Les Tsadikim Nistarim, les « Justes cachés », sont ces 36 justes dont l’existence sur terre à chaque génération garantit la survie du monde raconte le Talmud. ( TB Sanhédrin 97b; Sukkah 45b)
Nicholas Winton, jeune courtier en Bourse, avait 29 ans en ce mois de Décembre 1938 et il s’apprêtait à partir de Londres pour passer de bonnes vacances de Ski en Suisse . Mais il y renonça pour aller rejoindre un ami à Prague. Celui-ci était engagé dans le sauvetage de Juifs . La visite d’un camps de réfugiés achèva de convaincre Nicholas Winton de la menace nazie. Il ouvre alors un bureau de sauvetage : une simple table à manger dans un hôtel de la Place Venceslas.
Nicholas Winton organise ainsi le départ de 8 trains à destination de Prague et Londres.
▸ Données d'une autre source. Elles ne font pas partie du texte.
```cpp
template <int N2, int MM>
static int launch_head_wino24(const ConvArgs& a, hipStream_t s, const HwHead& hd)
{
    const int smem = (MM ? HW_SMEM_FLOATS_MM : HW_SMEM_FLOATS) * 4;
    static CpLdsGuard guard;
    {
        const hipError_t e = guard.ensure((const void*)head_wino24_kernel<N2, MM>, smem);
        if (e != hipSuccess) { cp_set_error("head_wino24: cannot reserve %d B LDS: %s", smem, hipGetErrorString(e)); return 2; }
    }
    HwGrid gd;
    gd.tilesX = cp_cdiv(a.W, 16); gd.tilesY = cp_cdiv(a.H, 16);
    gd.mTx = hw_magic(gd.tilesX); gd.mTy = hw_magic(gd.tilesY);
    const long long grid = (long long)a.B * gd.tilesX * gd.tilesY;
    const long long dmax = gd.tilesX > gd.tilesY ? gd.tilesX : gd.tilesY;
    if (grid * dmax >= (1ll << 32)) { cp_set_error("head_wino24: grid %lld too large", grid); return 1; }
    hipLaunchKernelGGL((head_wino24_kernel<N2, MM>), dim3((unsigned)grid), dim3(HW_THREADS), smem, s, a, gd, hd);
    cp_note_kernel("head_wino24_kernel<%d, %d>", N2, MM);
    return 0;
}

int cp_launch_head3x3_1x1_w24(const ConvArgs& a, const float* w2, const float* b2, float* out2, int n2, int ld2, int act2, hipStream_t s)
{
    const bool ok = a.nsrc == 1 && a.kh == 3 && a.kw == 3 && a.sy == 1 && a.sx == 1 && a.py == 1 && a.px == 1 && a.Ho == a.H &&
                    a.Wo == a.W && a.srcC[0] == 64 && a.srcLd[0] % 4 == 0 && a.Cout % 32 == 0 && a.act == CP_ACT_RELU && !a.res &&
                    n2 >= 1 && n2 <= 34 && ld2 % 4 == 0 && ld2 >= a.Cout &&
                    (((size_t)a.src[0] | (size_t)a.w | (size_t)w2 | (size_t)a.scale | (size_t)a.shift) & 15) == 0 &&
                    (long long)a.B * a.H * a.W * a.srcLd[0] < (1ll << 31);
    if (!ok) return -1;
    HwHead hd;
    hd.w2 = w2; hd.b2 = b2; hd.out2 = out2; hd.n2 = n2; hd.ld2 = ld2; hd.act2 = act2;
    if (n2 == 1) return launch_head_wino24<1, 0>(a, s, hd);
    if (n2 == 2) return launch_head_wino24<2, 0>(a, s, hd);
    if (n2 <= 32) return launch_head_wino24<0, 1>(a, s, hd);
    if (n2 == 33) return launch_head_wino24<1, 1>(a, s, hd);
    return launch_head_wino24<2, 1>(a, s, hd);
}
```

### centerpose_amd/ops.py

```python
import ctypes
import os

import torch

from . import _lib

ACT_NONE, ACT_RELU, ACT_SIGMOID, ACT_HSWISH, ACT_HSIGMOID = 0, 1, 2, 3, 4
BN_EPS = 1e-5


class ConvDesc(ctypes.Structure):
    _fields_ = [(n, ctypes.c_int) for n in ("nsrc",)] + [("srcC", ctypes.c_int * 4), ("srcLd", ctypes.c_int * 4)] + \
        [(n, ctypes.c_int) for n in ("B", "H", "W", "Ho", "Wo", "kh", "kw", "sy", "sx", "py", "px", "K", "ldw", "Cout",
                                     "resLd", "outLd", "outNCHW", "OH", "OW", "osy", "osx", "ooy", "oox", "act",
                                     "inNCHW", "tile", "nsub", "ksplit")]


class DcnDesc(ctypes.Structure):
    _fields_ = [(n, ctypes.c_int) for n in ("B", "H", "W", "C", "srcLd", "Ho", "Wo", "kh", "kw", "sy", "sx", "py", "px",
                                            "dily", "dilx", "K", "ldw", "Cout", "omLd", "omSigmoid", "outLd",
                                            "outNCHW", "act", "tile", "ksplit", "dg")]


def round_up(x, m):
# ... 150 lines not shown
        t.stride(0) == t.shape[1] * t.stride(1), "NHWC tensor with dense pixels expected"
    return t.stride(2)


BATCH_INVARIANT = os.environ.get("CP_BATCH_INVARIANT", "0") == "1"


def rule_batch(B):
    return 1 if BATCH_INVARIANT else B


SPLIT_BF16 = os.environ.get("CP_SPLIT_BF16", "0") == "1"
SPLIT_BF16_TILES = ((128, 128), (128, 64), (64, 128), (64, 64))


def split_bf16_weight(wp, ldw):
    L = _lib.lib()
    rows, K = wp.shape
    assert rows % ldw == 0 and K % 16 == 0 and wp.is_contiguous()
    L.cp_split_bf16_weight_floats.restype = ctypes.c_size_t
    wb = torch.empty((L.cp_split_bf16_weight_floats(rows, K),), dtype=torch.float32, device=wp.device)
    _lib.check(L.cp_split_bf16_weights_f32(_lib.ptr(wp), rows, ldw, K, _lib.ptr(wb), _lib.stream()), "cp_split_bf16_weights_f32")
    return wb


def split_bf16_tile(M, ldw, nsub=1, ksplit=1, force=False, K=None):
    if ldw % 64:
        return None
    code = lambda bm, bn: 3000000 + bm * 1000 + bn
    forced = os.environ.get("CP_SPLIT_BF16_TILE")
    if forced:
        bm, bn = (int(v) for v in forced.split("x")) if "x" in forced else (128, int(forced))
        return code(bm, bn if ldw % bn == 0 else 64)
    blocks = lambda bm, bn: ((M + bm - 1) // bm) * max(1, nsub) * max(1, ksplit) * (ldw // bn)
    floor = 0 if force else int(os.environ.get("CP_SPLIT_BF16_MINBLOCKS", "512"))
    if floor == 0:
        return code(128, 128) if ldw % 128 == 0 and blocks(128, 128) >= 256 else code(128, 64)
    if ksplit > 1:
        return None
    order = ((64, 64),) if K is not None and K <= 64 else ((128, 128), (64, 128), (64, 64))
    for bm, bn in order:
        if ldw % bn == 0 and blocks(bm, bn) >= floor:
            return code(bm, bn)
    return None


def conv2d(srcs, wp, scale, shift, out, **kw):
    conv2d_launch(srcs, wp, scale, shift, out, **kw).run()
    return out
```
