typedef CUresult (*dnsb_encode_tiled_fn)(CUtensorMap *, CUtensorMapDataType, cuuint32_t, void *,
                                         const cuuint64_t *, const cuuint64_t *, const cuuint32_t *,
                                         const cuuint32_t *, CUtensorMapInterleave, CUtensorMapSwizzle,
                                         CUtensorMapL2promotion, CUtensorMapFloatOOBfill);
static dnsb_encode_tiled_fn tc_encode_fn() {
  static dnsb_encode_tiled_fn fn = nullptr;
  if (!fn) {
    void *p = nullptr;
    cudaDriverEntryPointQueryResult q;
    if (cudaGetDriverEntryPoint("cuTensorMapEncodeTiled", &p, cudaEnableDefault, &q) == cudaSuccess &&
        q == cudaDriverEntryPointSuccess)
      fn = (dnsb_encode_tiled_fn)p;
  }
  return fn;
}
static bool tc_map_2d(CUtensorMap *map, const float *base, int rows, int cols, int ld, int box_rows) {
  dnsb_encode_tiled_fn enc = tc_encode_fn();
  if (!enc) return false;
  const cuuint64_t gdim[2] = {(cuuint64_t)cols, (cuuint64_t)rows};
  const cuuint64_t gstride[1] = {(cuuint64_t)ld * sizeof(float)};
  const cuuint32_t box[2] = {TC_BK, (cuuint32_t)box_rows};
  const cuuint32_t estr[2] = {1, 1};
  return enc(map, CU_TENSOR_MAP_DATA_TYPE_FLOAT32, 2, (void *)base, gdim, gstride, box, estr,
             CU_TENSOR_MAP_INTERLEAVE_NONE, CU_TENSOR_MAP_SWIZZLE_128B, CU_TENSOR_MAP_L2_PROMOTION_L2_256B,
             CU_TENSOR_MAP_FLOAT_OOB_FILL_NONE) == CUDA_SUCCESS;
}
static cudaError_t tc_setup(dnsb_ctx *ctx, MgLevel *L, int n, int nb) {
  TcPlan &p = L->tc;
  p.ok = false;
  if (ctx->cc < 100 || nb < 8 || nb > 256 || n < TC_BM) return cudaSuccess;
  p.np_ = (nb + 15) & ~15;
  p.kblocks = (n + TC_BK - 1) / TC_BK;
  p.mtiles = (n + TC_BM - 1) / TC_BM;
  const int per_sm = std::max(1, std::min(2, g_tc_ctas));
  p.splits = std::max(1, std::min(p.kblocks, per_sm * ctx->sm_count / p.mtiles));
  p.kb_per_split = (p.kblocks + p.splits - 1) / p.splits;
  p.splits = (p.kblocks + p.kb_per_split - 1) / p.kb_per_split;
  const size_t a_bytes = (size_t)TC_BM * TC_BK * 4;
  const size_t b_bytes = (((size_t)p.np_ * TC_BK * 4) + 1023) & ~(size_t)1023;
  p.stages = (int)std::min<size_t>(TC_MAX_STAGES, ((size_t)TC_SMEM_OPTIN / per_sm - 1024) / (a_bytes + b_bytes));
  if (p.stages < 2) return cudaSuccess;
  p.smem = (size_t)p.stages * (a_bytes + b_bytes) + 1024;
  p.ldx = (n + 3) & ~3;
  cudaError_t e;
  if ((e = L->xt.alloc((size_t)p.np_ * p.ldx)) != cudaSuccess) return e;
  if ((e = L->xt.zero(ctx->stream)) != cudaSuccess) return e;
  if ((e = L->tcpart.alloc((size_t)p.splits * p.mtiles * TC_BM * p.np_)) != cudaSuccess) return e;
  if ((e = L->dinv_f32.alloc((size_t)p.mtiles * p.kblocks * TC_BM * TC_BK)) != cudaSuccess) return e;
  LAUNCH(ctx, k_tc_pack_d, cdiv(L->dinv_f32.n, 256), 256, 0, (const double *)L->dinv_dense.p, L->dinv_f32.p, n,
         p.mtiles, p.kblocks);
  p.ok = tc_map_2d(&p.mapB, L->xt.p, p.np_, n, p.ldx, p.np_);
  return cudaSuccess;
}

static void level_free(MgLevel *L) {
  if (!L) return;
  L->dinv_dense.release(); L->gpart.release(); L->dinv_f32.release(); L->x_f32.release(); L->xt.release(); L->tcpart.release(); L->dinv_own.release(); L->b.release(); L->x.release();
  L->r.release(); L->d0.release(); L->d1.release(); L->t.release();
  delete L;
}

extern "C" void dnsb_solver_destroy(dnsb_solver *s) {
  if (!s) return;
  dnsb_enter(s->ctx);
  const bool trace = getenv("DNSB_TRACE_DESTROY") != nullptr;
  auto now = [] { timespec ts; clock_gettime(CLOCK_MONOTONIC, &ts); return ts.tv_sec + 1e-9 * ts.tv_nsec; };
  double t0 = now();
  auto lap = [&](const char *what) { if (trace) { double t = now(); fprintf(stderr, "[destroy] %-12s %.2f ms\n", what, 1e3 * (t - t0)); t0 = t; } };
  cudaStreamSynchronize(s->ctx->stream);
  lap("sync");
  for (cudaGraphExec_t g : s->igraph) if (g) cudaGraphExecDestroy(g);
  s->igraph.clear();
  lap("graphs");
  csr_free(s->K);
  lap("K");
  s->coef.release(); s->dinv.release(); s->diagpos.release();
  s->Vb.release(); s->Zb.release(); s->w.release();
  lap("bases");
  s->cf_res.release(); s->cf_d0.release(); s->cf_d1.release(); s->cf_z.release(); s->cf_dinv.release();
  s->cres.release(); s->cd0.release(); s->cd1.release();
  s->partial.release(); s->partial2.release(); s->red.release();
  s->gR.release(); s->gcs.release(); s->gsn.release(); s->gg.release(); s->gh.release(); s->gh2.release();
  s->ginvh.release(); s->gbnorm.release(); s->gresid.release(); s->grelmax.release();
  s->gdone.release(); s->gits.release(); s->gittot.release(); s->gflags.release();
// ... 123 lines not shown
  dnsb_ctx *ctx = s->ctx;
  DNSB_REQUIRE(ctx, mp_dinv && mp_scale, "null arguments");
  DNSB_CK(ctx, dnsb_enter(ctx));
  DNSB_CK(ctx, s->mp_dinv.upload(mp_dinv, s->np, ctx->stream));
  DNSB_CK(ctx, s->mp_scale.upload(mp_scale, s->nb, ctx->stream));
  s->has_mass = true;
  solver_drop_graphs(s);
  return 0;
}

Le neuvième restera en gare de Prague à cause de l’entrée en guerre de la Grande Bretagne, les 250 enfants disparaîtront.Pour chacun des 668 enfants sauvés, le Britannique s’était chargé, à travers la fondation qu’il avait créée, de trouver une famille d’accueil.
Pendant cinquante ans, les enfants ne surent pas à qui ils devaient leur sauvetage, Nicholas Winton n’en parla simplement pas. Jusqu’à un beau jour de 1988 où sa femme Greta découvrit une serviette de cuir dans un grenier contenant des listes d’enfants et des lettres de leurs parents. 669 enfants qu’il avait sauvés. Les descendants de ces enfants sont plus de 5 000 aux UK, au Canada, et en Israël.
Jusqu’à ce que, ‘piégé’ par une émission de la BBC il retrouve ces personnes qu’il a sauvé 50 ans auparavant. Bien sûr, il ne les reconnaît pas au début…
Un docu-film a été réalisé sur lui :
En 2009 un train Prague-Londres avec les rescapés a été organisé en hommage au « Schindler britannique » agé alors de 100 ans. « Je suis assez émue et aussi un peu triste, car c’est ici que j’avais vu pour la dernière fois ma maman », a confié au moment du départ l’une des passagères , Hana Franklova, qui a vécu pendant la guerre à Stoke-on-Trent, dans le centre de l’Angleterre.
NB : Sir Nicholas Winton a été élevé au rang de Membre de l’Ordre de l’Empire britannique au début des années 1980 pour sa contribution à la création deAbbeyfields, un concept de résidence pour personnes âgées. Il a reçu en 1998 l’ordre Tomas Garrigue Masaryk des mains de Vaclav Havel. Et en 2010, le titre de « Héros britannique de l’ Holocauste », décerné par le gouvernement britannique. Il a eu 105 ans le 19 mai.